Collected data
◆ ◆ ◆ ◆
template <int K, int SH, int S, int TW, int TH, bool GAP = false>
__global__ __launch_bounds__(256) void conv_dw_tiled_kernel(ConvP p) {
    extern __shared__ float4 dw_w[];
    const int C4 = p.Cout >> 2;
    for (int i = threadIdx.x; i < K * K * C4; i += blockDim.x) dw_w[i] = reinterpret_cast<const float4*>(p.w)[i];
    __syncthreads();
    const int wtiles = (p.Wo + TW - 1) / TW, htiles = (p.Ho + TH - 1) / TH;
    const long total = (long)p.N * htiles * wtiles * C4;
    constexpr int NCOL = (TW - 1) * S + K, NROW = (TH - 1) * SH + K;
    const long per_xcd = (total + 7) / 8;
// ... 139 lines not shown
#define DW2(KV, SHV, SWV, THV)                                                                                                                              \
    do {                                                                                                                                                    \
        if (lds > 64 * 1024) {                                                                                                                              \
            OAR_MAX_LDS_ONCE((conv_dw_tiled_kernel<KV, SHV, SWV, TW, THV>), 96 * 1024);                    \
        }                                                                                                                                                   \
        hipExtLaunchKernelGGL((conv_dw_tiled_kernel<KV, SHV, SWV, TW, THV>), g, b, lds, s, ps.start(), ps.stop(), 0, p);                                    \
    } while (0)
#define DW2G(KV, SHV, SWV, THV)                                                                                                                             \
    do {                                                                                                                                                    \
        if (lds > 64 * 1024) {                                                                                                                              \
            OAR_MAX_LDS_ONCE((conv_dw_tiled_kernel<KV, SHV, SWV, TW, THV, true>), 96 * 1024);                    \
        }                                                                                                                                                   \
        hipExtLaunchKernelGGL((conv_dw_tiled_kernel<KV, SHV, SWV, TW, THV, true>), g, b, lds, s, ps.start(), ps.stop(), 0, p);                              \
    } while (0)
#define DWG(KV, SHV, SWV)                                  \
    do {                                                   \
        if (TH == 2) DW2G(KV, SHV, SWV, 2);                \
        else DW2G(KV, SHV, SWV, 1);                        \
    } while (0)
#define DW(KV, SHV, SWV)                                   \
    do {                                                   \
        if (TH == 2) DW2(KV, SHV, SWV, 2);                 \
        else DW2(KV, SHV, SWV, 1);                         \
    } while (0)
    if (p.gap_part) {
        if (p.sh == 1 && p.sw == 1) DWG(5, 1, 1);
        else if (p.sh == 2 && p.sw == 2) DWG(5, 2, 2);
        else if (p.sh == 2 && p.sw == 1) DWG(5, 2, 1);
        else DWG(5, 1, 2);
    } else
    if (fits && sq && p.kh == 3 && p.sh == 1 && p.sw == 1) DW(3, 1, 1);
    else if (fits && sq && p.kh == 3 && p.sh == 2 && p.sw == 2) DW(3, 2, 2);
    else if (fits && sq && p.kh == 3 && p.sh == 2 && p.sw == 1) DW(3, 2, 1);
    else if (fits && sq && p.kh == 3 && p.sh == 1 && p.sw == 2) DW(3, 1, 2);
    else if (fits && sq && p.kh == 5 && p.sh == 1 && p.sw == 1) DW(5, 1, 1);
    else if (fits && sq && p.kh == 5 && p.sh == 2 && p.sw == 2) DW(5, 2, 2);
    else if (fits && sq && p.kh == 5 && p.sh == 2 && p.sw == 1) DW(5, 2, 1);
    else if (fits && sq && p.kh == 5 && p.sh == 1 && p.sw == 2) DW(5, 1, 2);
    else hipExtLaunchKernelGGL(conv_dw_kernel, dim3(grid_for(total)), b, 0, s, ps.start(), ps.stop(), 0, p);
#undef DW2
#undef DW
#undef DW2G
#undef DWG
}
◆ ◆ ◆ ◆
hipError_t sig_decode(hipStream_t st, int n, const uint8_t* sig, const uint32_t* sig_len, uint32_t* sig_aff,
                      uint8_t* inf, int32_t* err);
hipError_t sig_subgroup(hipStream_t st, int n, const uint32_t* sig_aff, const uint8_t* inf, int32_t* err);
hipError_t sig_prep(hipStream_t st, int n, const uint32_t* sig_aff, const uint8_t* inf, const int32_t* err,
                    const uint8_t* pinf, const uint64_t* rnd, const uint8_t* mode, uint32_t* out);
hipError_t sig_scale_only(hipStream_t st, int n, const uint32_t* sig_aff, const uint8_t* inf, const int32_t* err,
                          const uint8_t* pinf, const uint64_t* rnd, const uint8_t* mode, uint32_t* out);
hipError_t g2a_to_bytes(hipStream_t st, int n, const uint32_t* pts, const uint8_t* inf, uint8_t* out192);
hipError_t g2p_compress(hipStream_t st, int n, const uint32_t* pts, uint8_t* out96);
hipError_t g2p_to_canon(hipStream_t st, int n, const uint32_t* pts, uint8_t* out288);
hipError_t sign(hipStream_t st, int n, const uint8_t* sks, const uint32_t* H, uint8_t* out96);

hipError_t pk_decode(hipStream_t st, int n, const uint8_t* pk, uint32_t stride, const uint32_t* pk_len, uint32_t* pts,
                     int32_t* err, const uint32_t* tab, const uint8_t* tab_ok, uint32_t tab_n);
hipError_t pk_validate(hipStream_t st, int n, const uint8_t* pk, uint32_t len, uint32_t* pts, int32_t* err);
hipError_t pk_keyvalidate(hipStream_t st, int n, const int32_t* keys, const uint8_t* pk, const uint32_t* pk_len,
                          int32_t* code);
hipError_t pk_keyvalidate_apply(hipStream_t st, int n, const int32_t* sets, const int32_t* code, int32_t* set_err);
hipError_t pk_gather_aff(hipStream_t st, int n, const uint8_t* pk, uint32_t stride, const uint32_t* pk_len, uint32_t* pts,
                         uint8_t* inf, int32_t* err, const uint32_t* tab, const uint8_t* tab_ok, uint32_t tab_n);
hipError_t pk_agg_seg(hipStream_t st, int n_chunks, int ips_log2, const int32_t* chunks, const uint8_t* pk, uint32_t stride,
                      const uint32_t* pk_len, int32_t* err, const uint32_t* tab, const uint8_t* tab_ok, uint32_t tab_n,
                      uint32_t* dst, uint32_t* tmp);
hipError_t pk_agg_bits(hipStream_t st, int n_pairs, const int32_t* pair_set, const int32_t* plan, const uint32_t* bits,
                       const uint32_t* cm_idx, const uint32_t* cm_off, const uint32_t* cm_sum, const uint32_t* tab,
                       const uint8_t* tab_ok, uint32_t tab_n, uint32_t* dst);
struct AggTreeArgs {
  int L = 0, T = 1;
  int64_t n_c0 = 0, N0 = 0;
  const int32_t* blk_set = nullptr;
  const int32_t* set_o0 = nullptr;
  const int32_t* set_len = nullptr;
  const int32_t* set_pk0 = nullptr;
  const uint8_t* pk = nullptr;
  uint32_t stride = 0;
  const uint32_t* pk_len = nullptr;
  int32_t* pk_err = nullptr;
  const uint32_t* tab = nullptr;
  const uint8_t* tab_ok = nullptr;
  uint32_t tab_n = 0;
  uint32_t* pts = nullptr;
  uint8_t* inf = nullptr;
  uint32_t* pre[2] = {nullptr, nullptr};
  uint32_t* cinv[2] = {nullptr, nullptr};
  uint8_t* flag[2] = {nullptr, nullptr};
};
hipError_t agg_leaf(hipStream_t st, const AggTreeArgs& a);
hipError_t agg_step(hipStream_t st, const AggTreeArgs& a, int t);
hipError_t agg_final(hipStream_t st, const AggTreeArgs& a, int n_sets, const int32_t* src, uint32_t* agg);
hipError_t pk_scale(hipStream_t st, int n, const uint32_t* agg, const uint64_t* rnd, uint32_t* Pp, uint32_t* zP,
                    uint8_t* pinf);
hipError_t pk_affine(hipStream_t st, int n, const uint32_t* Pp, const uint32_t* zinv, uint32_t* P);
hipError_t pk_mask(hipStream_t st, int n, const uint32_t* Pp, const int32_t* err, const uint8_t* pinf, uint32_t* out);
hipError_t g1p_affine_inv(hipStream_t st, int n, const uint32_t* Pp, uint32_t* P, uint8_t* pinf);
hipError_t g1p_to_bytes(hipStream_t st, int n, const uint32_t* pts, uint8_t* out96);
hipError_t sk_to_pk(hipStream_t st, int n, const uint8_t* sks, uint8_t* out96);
◆ ◆ ◆ ◆
The required answer is the exact run of lines above starting at the line with "hipError_t pk_scale(hipStream_t st, int" and ending at the line with "hipError_t sk_to_pk(hipStream_t st, int", with both ends present.

hipError_t pk_scale(hipStream_t st, int n, const uint32_t* agg, const uint64_t* rnd, uint32_t* Pp, uint32_t* zP,
                    uint8_t* pinf);
hipError_t pk_affine(hipStream_t st, int n, const uint32_t* Pp, const uint32_t* zinv, uint32_t* P);
hipError_t pk_mask(hipStream_t st, int n, const uint32_t* Pp, const int32_t* err, const uint8_t* pinf, uint32_t* out);
hipError_t g1p_affine_inv(hipStream_t st, int n, const uint32_t* Pp, uint32_t* P, uint8_t* pinf);
hipError_t g1p_to_bytes(hipStream_t st, int n, const uint32_t* pts, uint8_t* out96);
hipError_t sk_to_pk(hipStream_t st, int n, const uint8_t* sks, uint8_t* out96);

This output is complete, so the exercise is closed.